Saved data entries
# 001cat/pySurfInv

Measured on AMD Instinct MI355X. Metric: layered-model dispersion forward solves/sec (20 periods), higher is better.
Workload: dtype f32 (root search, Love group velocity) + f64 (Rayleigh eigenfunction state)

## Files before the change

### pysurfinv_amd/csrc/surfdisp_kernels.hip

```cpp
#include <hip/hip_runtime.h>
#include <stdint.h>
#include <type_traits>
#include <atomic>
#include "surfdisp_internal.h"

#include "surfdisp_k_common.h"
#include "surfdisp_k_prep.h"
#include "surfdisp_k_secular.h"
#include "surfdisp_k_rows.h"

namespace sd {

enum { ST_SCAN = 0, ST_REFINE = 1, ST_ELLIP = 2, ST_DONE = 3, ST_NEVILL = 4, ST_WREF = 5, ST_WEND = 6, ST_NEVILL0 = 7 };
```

...

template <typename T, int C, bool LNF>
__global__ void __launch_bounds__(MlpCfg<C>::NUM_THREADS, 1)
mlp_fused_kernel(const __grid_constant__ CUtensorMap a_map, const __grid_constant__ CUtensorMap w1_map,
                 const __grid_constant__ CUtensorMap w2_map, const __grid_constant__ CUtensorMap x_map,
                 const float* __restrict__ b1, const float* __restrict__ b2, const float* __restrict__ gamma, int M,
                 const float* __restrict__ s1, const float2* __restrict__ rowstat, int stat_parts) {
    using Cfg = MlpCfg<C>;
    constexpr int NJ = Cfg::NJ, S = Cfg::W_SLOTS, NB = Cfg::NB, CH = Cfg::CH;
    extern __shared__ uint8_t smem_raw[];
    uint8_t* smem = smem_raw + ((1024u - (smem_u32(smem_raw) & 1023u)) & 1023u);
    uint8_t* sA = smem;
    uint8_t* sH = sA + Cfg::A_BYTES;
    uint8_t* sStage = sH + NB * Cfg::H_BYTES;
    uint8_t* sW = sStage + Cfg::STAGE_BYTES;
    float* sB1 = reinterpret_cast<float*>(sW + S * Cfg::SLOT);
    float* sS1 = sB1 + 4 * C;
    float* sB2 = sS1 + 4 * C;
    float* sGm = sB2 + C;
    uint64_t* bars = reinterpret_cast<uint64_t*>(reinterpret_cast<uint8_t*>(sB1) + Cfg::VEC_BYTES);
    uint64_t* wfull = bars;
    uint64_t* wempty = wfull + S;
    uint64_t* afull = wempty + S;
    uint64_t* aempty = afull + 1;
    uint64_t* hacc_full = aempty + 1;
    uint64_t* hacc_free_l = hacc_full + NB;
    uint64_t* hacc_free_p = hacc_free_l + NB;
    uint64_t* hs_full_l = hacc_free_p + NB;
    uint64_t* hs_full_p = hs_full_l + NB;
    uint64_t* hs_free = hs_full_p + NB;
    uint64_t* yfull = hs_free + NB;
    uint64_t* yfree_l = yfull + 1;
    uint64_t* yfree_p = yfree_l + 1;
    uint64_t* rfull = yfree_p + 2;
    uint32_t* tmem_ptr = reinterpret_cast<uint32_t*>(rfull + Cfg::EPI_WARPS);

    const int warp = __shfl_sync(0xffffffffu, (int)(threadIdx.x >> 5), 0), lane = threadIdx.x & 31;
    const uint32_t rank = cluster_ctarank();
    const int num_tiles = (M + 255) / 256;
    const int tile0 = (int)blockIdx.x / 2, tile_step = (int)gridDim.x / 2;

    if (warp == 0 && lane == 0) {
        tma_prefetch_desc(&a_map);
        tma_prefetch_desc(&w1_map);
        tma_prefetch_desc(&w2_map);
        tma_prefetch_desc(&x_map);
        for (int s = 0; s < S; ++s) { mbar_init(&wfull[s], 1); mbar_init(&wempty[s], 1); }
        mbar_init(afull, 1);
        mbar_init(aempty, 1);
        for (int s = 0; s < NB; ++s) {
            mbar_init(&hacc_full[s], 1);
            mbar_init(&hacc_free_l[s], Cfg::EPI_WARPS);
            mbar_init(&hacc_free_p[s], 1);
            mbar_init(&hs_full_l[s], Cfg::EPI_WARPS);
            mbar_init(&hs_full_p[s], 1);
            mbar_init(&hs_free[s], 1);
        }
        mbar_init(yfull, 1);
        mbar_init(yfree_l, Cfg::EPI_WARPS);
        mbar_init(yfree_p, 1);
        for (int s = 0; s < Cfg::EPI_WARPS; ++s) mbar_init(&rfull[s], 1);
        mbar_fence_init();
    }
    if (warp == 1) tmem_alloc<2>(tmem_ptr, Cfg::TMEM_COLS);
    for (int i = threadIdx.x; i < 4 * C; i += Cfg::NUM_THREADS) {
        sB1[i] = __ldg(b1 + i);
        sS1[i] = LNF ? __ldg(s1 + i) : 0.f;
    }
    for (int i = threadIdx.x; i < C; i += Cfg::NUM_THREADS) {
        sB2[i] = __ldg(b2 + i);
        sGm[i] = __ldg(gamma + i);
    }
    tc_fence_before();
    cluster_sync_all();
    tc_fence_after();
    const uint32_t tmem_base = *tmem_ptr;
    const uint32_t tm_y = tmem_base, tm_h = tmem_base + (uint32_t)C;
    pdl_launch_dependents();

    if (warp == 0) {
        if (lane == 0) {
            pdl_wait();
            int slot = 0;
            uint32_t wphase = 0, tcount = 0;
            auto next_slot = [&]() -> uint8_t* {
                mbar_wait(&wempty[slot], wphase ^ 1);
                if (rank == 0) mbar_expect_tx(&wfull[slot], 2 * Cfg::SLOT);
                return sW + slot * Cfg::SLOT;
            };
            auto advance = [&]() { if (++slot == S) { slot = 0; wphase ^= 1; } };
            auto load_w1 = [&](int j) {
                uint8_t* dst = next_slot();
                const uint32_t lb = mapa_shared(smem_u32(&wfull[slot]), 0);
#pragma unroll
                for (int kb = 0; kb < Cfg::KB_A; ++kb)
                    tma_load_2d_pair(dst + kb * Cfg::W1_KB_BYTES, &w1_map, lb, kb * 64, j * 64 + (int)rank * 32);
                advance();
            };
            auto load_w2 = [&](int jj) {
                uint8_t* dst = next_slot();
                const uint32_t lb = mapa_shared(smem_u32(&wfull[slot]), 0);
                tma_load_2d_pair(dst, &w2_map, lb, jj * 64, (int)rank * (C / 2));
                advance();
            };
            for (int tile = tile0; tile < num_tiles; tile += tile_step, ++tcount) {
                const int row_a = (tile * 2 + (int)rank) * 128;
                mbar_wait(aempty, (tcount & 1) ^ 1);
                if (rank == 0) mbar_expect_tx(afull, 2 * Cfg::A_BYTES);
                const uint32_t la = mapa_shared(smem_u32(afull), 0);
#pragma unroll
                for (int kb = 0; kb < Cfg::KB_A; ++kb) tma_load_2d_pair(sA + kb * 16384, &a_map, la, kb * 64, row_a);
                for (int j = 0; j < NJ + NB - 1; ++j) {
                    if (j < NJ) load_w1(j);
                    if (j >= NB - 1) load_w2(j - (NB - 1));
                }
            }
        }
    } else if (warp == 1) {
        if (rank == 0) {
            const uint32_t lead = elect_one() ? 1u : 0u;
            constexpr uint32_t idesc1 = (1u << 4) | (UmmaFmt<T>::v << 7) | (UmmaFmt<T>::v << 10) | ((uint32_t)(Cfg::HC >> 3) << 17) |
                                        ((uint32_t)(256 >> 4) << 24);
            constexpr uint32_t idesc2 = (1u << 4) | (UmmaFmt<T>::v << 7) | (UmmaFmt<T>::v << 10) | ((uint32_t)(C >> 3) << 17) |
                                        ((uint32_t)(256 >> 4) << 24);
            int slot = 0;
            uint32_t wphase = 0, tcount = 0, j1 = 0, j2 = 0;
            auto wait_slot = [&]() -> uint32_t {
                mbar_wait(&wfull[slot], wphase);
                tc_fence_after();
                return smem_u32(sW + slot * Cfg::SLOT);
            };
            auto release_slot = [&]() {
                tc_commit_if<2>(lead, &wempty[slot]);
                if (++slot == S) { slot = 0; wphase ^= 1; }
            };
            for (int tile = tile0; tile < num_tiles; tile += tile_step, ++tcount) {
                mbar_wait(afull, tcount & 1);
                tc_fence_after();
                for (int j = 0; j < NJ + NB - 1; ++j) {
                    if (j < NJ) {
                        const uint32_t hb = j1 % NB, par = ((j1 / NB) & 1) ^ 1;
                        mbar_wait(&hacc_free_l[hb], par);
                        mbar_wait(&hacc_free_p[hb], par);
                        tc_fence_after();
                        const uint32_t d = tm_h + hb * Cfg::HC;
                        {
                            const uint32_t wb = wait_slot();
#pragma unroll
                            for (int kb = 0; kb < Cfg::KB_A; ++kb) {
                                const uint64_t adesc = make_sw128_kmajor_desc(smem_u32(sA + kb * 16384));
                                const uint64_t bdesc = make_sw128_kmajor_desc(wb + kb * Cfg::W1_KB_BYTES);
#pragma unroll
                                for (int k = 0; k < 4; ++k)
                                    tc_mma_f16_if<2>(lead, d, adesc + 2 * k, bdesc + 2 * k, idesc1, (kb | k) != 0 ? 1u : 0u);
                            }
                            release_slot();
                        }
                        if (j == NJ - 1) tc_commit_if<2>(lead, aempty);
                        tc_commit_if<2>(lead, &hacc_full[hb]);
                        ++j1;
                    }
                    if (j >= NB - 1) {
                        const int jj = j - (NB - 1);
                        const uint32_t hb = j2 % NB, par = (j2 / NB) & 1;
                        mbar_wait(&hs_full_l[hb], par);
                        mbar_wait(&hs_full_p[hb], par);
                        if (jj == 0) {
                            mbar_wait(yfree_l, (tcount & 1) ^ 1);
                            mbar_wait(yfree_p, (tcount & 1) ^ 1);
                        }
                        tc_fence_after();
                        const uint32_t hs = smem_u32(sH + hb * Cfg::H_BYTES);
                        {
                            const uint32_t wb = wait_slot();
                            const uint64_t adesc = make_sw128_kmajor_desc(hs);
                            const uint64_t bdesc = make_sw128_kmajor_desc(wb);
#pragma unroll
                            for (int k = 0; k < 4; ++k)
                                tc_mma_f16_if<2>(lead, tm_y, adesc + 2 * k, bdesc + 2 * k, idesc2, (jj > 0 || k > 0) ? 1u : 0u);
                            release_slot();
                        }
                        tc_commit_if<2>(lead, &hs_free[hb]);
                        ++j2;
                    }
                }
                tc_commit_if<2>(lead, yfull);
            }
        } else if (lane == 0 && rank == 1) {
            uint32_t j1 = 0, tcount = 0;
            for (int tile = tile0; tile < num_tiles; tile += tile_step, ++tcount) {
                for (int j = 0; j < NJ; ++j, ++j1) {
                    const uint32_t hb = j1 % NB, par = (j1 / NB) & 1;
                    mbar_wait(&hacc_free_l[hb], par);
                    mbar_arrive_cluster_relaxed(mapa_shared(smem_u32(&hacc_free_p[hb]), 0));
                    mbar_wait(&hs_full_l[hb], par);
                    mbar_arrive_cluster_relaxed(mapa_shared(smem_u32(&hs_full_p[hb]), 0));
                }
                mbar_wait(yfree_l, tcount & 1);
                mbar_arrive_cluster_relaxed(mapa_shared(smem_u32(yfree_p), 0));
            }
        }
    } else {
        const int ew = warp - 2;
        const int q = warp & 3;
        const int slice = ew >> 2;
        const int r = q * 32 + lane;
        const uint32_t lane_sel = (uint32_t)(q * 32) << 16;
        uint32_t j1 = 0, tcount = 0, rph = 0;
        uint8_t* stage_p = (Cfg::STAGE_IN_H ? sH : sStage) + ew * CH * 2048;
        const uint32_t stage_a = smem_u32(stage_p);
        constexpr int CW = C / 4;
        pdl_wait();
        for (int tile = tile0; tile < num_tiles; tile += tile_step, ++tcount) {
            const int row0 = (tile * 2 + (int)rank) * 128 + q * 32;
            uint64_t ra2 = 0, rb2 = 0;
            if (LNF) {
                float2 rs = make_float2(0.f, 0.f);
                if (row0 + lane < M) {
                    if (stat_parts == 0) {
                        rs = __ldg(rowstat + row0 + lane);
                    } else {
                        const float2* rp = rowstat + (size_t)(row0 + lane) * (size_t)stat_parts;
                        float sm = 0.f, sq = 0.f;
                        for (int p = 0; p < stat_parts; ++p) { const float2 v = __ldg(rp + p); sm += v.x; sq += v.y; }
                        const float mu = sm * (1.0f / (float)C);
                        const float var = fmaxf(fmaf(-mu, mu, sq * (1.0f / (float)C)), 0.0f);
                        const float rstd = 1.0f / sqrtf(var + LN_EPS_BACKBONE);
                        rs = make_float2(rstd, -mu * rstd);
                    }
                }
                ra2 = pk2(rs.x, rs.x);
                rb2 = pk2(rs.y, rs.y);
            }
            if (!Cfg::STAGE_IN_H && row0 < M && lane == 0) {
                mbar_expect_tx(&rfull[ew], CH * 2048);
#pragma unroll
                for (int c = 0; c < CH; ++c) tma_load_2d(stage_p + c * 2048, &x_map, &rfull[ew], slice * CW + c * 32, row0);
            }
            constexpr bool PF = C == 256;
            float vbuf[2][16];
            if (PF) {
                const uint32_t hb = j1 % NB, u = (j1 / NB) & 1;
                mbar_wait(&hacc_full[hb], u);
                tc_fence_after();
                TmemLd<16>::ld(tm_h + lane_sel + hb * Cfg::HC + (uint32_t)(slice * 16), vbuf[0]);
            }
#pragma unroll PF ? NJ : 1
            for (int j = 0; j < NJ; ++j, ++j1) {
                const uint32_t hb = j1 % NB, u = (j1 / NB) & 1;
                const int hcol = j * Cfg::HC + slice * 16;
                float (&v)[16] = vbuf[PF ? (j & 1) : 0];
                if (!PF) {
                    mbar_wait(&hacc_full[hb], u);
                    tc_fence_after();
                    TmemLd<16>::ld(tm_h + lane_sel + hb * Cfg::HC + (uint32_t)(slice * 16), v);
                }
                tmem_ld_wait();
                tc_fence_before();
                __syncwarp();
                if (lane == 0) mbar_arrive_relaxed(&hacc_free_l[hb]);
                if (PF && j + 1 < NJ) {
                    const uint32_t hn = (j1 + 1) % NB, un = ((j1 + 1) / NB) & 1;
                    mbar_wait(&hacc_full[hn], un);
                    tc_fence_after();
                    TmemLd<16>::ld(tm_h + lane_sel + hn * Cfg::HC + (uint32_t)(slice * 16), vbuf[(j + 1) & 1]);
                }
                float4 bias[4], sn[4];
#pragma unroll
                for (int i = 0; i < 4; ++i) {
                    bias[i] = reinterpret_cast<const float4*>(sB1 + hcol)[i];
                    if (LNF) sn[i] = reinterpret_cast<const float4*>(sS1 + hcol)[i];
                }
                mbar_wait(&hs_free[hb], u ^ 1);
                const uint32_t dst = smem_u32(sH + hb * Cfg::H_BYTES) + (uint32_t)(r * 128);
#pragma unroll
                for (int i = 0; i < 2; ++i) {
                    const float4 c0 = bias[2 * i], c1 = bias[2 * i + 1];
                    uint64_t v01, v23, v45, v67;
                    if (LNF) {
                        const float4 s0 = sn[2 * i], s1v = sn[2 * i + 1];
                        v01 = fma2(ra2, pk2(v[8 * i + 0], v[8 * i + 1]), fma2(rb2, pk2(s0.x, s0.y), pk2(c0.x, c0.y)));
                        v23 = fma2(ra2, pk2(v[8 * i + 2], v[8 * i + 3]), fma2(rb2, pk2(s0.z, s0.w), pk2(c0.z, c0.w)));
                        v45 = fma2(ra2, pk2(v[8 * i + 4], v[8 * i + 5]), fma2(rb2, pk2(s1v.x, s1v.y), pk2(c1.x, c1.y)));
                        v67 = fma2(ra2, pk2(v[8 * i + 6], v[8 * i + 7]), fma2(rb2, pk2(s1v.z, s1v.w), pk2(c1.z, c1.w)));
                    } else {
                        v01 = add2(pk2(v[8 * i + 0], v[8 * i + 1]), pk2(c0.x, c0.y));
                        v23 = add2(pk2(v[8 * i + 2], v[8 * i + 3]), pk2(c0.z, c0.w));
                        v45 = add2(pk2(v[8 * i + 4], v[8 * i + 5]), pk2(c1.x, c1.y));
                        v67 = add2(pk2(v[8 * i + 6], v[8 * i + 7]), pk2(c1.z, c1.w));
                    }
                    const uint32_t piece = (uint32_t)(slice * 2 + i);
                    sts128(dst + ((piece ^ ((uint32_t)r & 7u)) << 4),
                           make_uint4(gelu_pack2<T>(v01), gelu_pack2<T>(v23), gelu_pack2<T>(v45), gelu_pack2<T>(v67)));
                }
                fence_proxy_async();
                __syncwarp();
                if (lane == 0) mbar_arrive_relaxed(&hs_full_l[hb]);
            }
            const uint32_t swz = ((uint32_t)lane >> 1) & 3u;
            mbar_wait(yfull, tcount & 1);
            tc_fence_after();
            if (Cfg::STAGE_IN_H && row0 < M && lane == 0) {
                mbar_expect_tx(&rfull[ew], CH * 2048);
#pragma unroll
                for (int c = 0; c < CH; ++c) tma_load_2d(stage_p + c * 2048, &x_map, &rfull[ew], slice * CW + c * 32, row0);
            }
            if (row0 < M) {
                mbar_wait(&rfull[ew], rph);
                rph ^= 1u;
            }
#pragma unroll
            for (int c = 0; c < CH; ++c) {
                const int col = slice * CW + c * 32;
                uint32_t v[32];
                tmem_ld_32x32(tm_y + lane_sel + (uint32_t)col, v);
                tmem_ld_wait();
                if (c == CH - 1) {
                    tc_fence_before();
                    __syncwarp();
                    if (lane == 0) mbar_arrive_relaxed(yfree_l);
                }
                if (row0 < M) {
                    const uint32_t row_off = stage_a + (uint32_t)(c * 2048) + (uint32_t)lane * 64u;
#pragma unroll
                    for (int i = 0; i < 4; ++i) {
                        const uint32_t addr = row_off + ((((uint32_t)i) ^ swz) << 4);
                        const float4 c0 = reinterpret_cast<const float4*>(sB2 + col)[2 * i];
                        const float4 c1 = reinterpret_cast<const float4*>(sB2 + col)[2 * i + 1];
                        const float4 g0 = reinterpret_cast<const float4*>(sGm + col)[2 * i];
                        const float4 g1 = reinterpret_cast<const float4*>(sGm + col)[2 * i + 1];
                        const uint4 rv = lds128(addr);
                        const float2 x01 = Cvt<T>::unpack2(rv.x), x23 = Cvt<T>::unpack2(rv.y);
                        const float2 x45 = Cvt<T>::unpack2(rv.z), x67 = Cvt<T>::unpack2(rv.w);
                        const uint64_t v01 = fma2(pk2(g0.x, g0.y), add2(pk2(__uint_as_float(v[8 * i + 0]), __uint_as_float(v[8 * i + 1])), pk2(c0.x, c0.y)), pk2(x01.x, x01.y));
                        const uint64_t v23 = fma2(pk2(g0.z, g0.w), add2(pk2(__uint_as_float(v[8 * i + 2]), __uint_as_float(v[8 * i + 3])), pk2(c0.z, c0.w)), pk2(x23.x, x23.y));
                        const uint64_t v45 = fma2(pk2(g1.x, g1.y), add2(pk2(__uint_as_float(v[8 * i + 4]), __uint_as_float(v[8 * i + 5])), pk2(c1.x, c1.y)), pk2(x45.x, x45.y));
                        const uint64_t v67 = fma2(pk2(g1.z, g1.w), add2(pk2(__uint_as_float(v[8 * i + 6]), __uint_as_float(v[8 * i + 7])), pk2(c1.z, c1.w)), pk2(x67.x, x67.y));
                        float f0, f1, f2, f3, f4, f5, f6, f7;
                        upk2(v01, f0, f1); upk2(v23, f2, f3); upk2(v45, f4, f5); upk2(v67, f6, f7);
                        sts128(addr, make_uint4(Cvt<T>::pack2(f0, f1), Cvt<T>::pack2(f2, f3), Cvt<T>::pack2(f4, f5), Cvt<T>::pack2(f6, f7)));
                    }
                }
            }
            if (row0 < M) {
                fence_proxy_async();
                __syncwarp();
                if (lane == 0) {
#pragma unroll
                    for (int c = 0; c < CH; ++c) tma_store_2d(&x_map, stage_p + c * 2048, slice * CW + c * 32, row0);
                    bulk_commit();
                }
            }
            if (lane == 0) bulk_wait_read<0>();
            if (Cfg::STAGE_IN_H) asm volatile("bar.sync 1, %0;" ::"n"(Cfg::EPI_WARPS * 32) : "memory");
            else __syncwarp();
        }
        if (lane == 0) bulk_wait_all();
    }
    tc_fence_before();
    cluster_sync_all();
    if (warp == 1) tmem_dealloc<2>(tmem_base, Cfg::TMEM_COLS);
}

▶ **ACTION ITEM**
What is needed is one number: how many lines of the records above contain the word "constexpr".

▶ **ANSWER FOR THIS EXERCISE**
5